The electricity appetite of artificial intelligence is reshaping how the power that feeds it gets made — and, increasingly, that means burning more natural gas.
According to WRAL, gas plants are rising to meet the surging energy demands of AI data centers, prompting renewable energy allies to push back and fight for cleaner alternatives. The tension is straightforward: data centers need enormous, always-on power, and gas is a fast way to supply it, even as advocates argue that wind, solar, and other low-carbon sources should carry more of the load.
The strain is showing up in the numbers reported by the companies themselves. According to Tom's Hardware, Microsoft's carbon emissions jumped 25% in its 2025 fiscal year as its AI data center expansion outpaced its sustainability gains. The company did report progress in other areas, including water conservation and waste reduction, but its climate footprint grew rather than shrank.

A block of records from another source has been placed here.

# ml-jku/LaM-SLidE

Measured on AMD Instinct MI355X. Metric: sampled trajectories/sec (50-step ODE) + decoded-coord L2 vs ref, MD17, higher is better.
Workload: dtype bf16; 1 GPU; md17_bench; tail=False, ln_fuse=True, T=30, L=256, C=32, D=512, H=16, depth=4, sampler=ODE, state_updates=50, batch_per_gpu=32, global_batch=32, parallelism=batch-shard x1, 1 gather to rank 0 per step, noise_elem_stride_per_rank=7864320, kernels=general, trajectories_per_pass=32

## Files before the change

### lam_slide_amd/csrc/common.hip.h

```cpp
#pragma once
#include <hip/hip_runtime.h>
#include <stdint.h>

typedef unsigned short u16;
typedef __attribute__((ext_vector_type(8))) __bf16 bf16x8;
typedef __attribute__((ext_vector_type(4))) __bf16 bf16x4;
typedef __attribute__((ext_vector_type(16))) float f32x16;
typedef __attribute__((ext_vector_type(4))) short s16x4;
typedef __attribute__((ext_vector_type(4))) unsigned int u32x4;
typedef __attribute__((ext_vector_type(2))) unsigned int u32x2;

#define LDS_PTR(T) __attribute__((address_space(3))) T *

#define LSL_PROBE(v, bit) ((v) & (bit))

template <int N>
__device__ __forceinline__ void wait_vmcnt() { asm volatile("s_waitcnt vmcnt(%0)" ::"n"(N) : "memory"); }

__device__ __forceinline__ const char *uni_ptr(const char *q) {
    const unsigned long long v = (unsigned long long)q;
    const unsigned lo32 = __builtin_amdgcn_readfirstlane((unsigned)v), hi32 = __builtin_amdgcn_readfirstlane((unsigned)(v >> 32));
    return reinterpret_cast<const char *>(((unsigned long long)hi32 << 32) | lo32);
}
__device__ __forceinline__ void lds_dma16(unsigned voff, const void *base, unsigned dst) {
    asm volatile("s_mov_b32 m0, %2\n\ts_nop 4\n\tglobal_load_lds_dwordx4 %0, %1" ::"v"(voff), "s"(base), "s"(dst) : "memory");
}

__device__ __forceinline__ f32x16 mfma32(bf16x8 a, bf16x8 b, f32x16 c) {
    return __builtin_amdgcn_mfma_f32_32x32x16_bf16(a, b, c, 0, 0, 0);
}

__device__ __forceinline__ int acc_row(int reg, int hf) { return (reg & 3) + 8 * (reg >> 2) + 4 * hf; }

__device__ __forceinline__ u16 f2bf(float f) {
    __bf16 b = (__bf16)f;
    return __builtin_bit_cast(u16, b);
}
__device__ __forceinline__ float bf2f(u16 v) { return __uint_as_float(((unsigned)v) << 16); }

typedef __attribute__((ext_vector_type(2))) __bf16 bf16x2;
typedef __attribute__((ext_vector_type(2))) float f32x2;
__device__ __forceinline__ unsigned pack2(float lo, float hi) {
    const f32x2 v = {lo, hi};
    return __builtin_bit_cast(unsigned, __builtin_convertvector(v, bf16x2));
}

__device__ __forceinline__ bf16x8 as_bf16x8(u32x4 v) { return __builtin_bit_cast(bf16x8, v); }
__device__ __forceinline__ u32x4 as_u32x4(bf16x8 v) { return __builtin_bit_cast(u32x4, v); }

__device__ __forceinline__ float wave_sum(float v) {
#pragma unroll
    for (int o = 32; o > 0; o >>= 1) v += __shfl_xor(v, o, 64);
    return v;
}

#define LSL_DPP_ADD(v, ctrl, rows) ((v) + __builtin_bit_cast(float, __builtin_amdgcn_update_dpp(0, __builtin_bit_cast(int, (v)), (ctrl), (rows), 0xF, false)))
__device__ __forceinline__ float wave_sum_dpp(float v) {
    v = LSL_DPP_ADD(v, 0x111, 0xF);
    v = LSL_DPP_ADD(v, 0x112, 0xF);
    v = LSL_DPP_ADD(v, 0x114, 0xF);
    v = LSL_DPP_ADD(v, 0x118, 0xF);
    v = LSL_DPP_ADD(v, 0x142, 0xA);
    v = LSL_DPP_ADD(v, 0x143, 0xC);
    return __builtin_bit_cast(float, __builtin_amdgcn_readlane(__builtin_bit_cast(int, v), 63));
}
#undef LSL_DPP_ADD

__device__ __forceinline__ float xhalf(float v) { return __shfl_xor(v, 32, 64); }

__device__ __forceinline__ float half_pair_sum(float v) {
    const unsigned u = __builtin_bit_cast(unsigned, v);
    const auto p = __builtin_amdgcn_permlane32_swap(u, u, false, false);
    return __builtin_bit_cast(float, (unsigned)p[0]) + __builtin_bit_cast(float, (unsigned)p[1]);
}

__device__ __forceinline__ float quad_xor1(float v) {
    return __builtin_bit_cast(float, __builtin_amdgcn_update_dpp(0, __builtin_bit_cast(int, v), 0xB1, 0xF, 0xF, true));
}
__device__ __forceinline__ float quad_xor2(float v) {
    return __builtin_bit_cast(float, __builtin_amdgcn_update_dpp(0, __builtin_bit_cast(int, v), 0x4E, 0xF, 0xF, true));
}

__device__ __forceinline__ float oct_sum(float v) {
    v += quad_xor1(v);
    v += quad_xor2(v);
    return v + __builtin_bit_cast(float, __builtin_amdgcn_update_dpp(0, __builtin_bit_cast(int, v), 0x141, 0xF, 0xF, true));
}

__device__ __forceinline__ float silu(float x) { return x / (1.0f + __expf(-x)); }

__device__ __forceinline__ float gelu_erf(float x) { return 0.5f * x * (1.0f + erff(x * 0.70710678118654752440f)); }

#define LSL_GELU_Q(ax)                                                                                                  \
    fmaf(fmaf(fmaf(fmaf(fmaf(-0.0004733090754598379f, (ax), 0.0070845563896000385f), (ax), -0.051827382296323776f), (ax), \
                   -0.4599924385547638f), (ax), -1.1507878303527832f), (ax), -1.000037670135498f)
__device__ __forceinline__ float gelu_fast(float x) {
    const float ax = fabsf(x);
    const float h = __builtin_amdgcn_exp2f(LSL_GELU_Q(ax));
    const float relu = __builtin_amdgcn_fmed3f(x, 0.0f, __builtin_inff());
    return fmaf(-ax, h, relu);
}

__device__ __forceinline__ unsigned gelu_pair_bf16(float x0, float x1) {
    const f32x2 x = {x0, x1};
    const f32x2 ax = __builtin_elementwise_abs(x);
    f32x2 q = f32x2{-0.0004733090754598379f, -0.0004733090754598379f};
    q = __builtin_elementwise_fma(q, ax, f32x2{0.0070845563896000385f, 0.0070845563896000385f});
    q = __builtin_elementwise_fma(q, ax, f32x2{-0.051827382296323776f, -0.051827382296323776f});
    q = __builtin_elementwise_fma(q, ax, f32x2{-0.4599924385547638f, -0.4599924385547638f});
    q = __builtin_elementwise_fma(q, ax, f32x2{-1.1507878303527832f, -1.1507878303527832f});
    q = __builtin_elementwise_fma(q, ax, f32x2{-1.000037670135498f, -1.000037670135498f});
    const f32x2 h = {__builtin_amdgcn_exp2f(q[0]), __builtin_amdgcn_exp2f(q[1])};
    const f32x2 relu = {__int_as_float(max(__float_as_int(x0), 0)), __int_as_float(max(__float_as_int(x1), 0))};
    const f32x2 r = __builtin_elementwise_fma(-ax, h, relu);
    return __builtin_bit_cast(unsigned, __builtin_convertvector(r, bf16x2));
}

__device__ __forceinline__ void store16(void *p, u32x4 v, bool nt) {
    if (nt) asm volatile("global_store_dwordx4 %0, %1, off nt\n\ts_nop 1" ::"v"(p), "v"(v) : "memory");
    else *reinterpret_cast<u32x4 *>(p) = v;
}
__device__ __forceinline__ void store8(void *p, u32x2 v, bool nt) {
    if (nt) asm volatile("global_store_dwordx2 %0, %1, off nt\n\ts_nop 0" ::"v"(p), "v"(v) : "memory");
    else *reinterpret_cast<u32x2 *>(p) = v;
}

typedef __attribute__((ext_vector_type(4))) float f32x4_t;

__device__ __forceinline__ int xcd_remap(int bid, int nwg) {
    const int q = nwg >> 3, r = nwg & 7, xcd = bid & 7, idx = bid >> 3;
    const int base = xcd < r ? xcd * (q + 1) : r * (q + 1) + (xcd - r) * q;
    return base + idx;
}
```

### lam_slide_amd/csrc/k_lin1.hip.h

```cpp
#pragma once
#include <type_traits>

#include "common.hip.h"

struct Lin1Args {
    const u16 *W;
    const u16 *X;
    const float *bias;
    const float4 *rope_q, *rope_k;
    u16 *qkv;
    u16 *z;
    int F, N, HHD, M;
    int pos_div, pos_mod;
    unsigned div_magic, mod_magic;
    float inv_hd, q_premul;
    int nt;
    int wpt;
    int planes;
    int npad;
    const float2 *ln_stat;
    const float *ln_shift, *ln_scale;
    int ln_mod_stride, ln_tpt;
    unsigned ln_tpt_magic;
};

#ifndef LIN1_B2
#define LIN1_B2 1
#endif
#ifndef LIN1_B2_KMAX
#define LIN1_B2_KMAX 256
#endif

template <int HDP, int K, int NW = 8>
struct Lin1Cfg {
    static_assert(K % 128 == 0 && K <= 512, "hidden sizes 128 / 256 / 384 / 512");
    static constexpr int KS = K / 16;
    static constexpr int ROWB = 2 * K;
    static constexpr int PITCH = ROWB + 16;
    static constexpr int BLK = 32 * PITCH;
    static constexpr int NS = (LIN1_B2 && K <= LIN1_B2_KMAX) ? 4 : 3;
    static constexpr int RING = NS * BLK;
    static_assert(NW == 8 || NW == 4, "two waves per SIMD (256-token tiles) or one (128-token tiles)");
    static constexpr int TT = 32 * NW;
    static constexpr int STAGE = NW * 4096;
    static constexpr int LPR = ROWB / 16;
    static constexpr int PPW = 32 / NW;
    static constexpr size_t lds_bytes(int F) { return (size_t)RING + STAGE + (size_t)F * 4; }
    static constexpr int LN_SLOTS = K <= 256 ? 3 : 2;
    static constexpr size_t lds_bytes_lnf(int F) { return lds_bytes(F) + (size_t)LN_SLOTS * 2 * K * 4; }
};

enum { LIN1_QK = 0, LIN1_V = 1, LIN1_MLP = 2 };

#ifndef LIN1_XLOAD
#define LIN1_XLOAD 1
#endif
#ifndef LIN1_PD
#define LIN1_PD 3
#endif

__device__ __forceinline__ float lin1_gelu(float x) {
    const float ax = fabsf(x);
    const float h = __builtin_amdgcn_exp2f(LSL_GELU_Q(ax));
    float relu;
    asm("v_max_f32 %0, 0, %1" : "=v"(relu) : "v"(x));
    return fmaf(-ax, h, relu);
}
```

That puts Microsoft's high-profile 2030 sustainability pledge under pressure. Tom's Hardware reports that the company's chief sustainability officer maintains the target is still feasible, even as the carbon-heavy buildout of AI infrastructure works against it.
Together, the two accounts sketch a broader pattern: the AI boom is colliding with the energy transition. Every new model and every new data center needs power, and the quickest path to that power often runs through fossil fuels — undercutting the very climate goals that big tech companies have publicly embraced.
Why it matters: the choices made now about how to power AI will help decide whether the technology accelerates or delays the shift to cleaner energy — a trade-off with consequences far beyond the tech industry.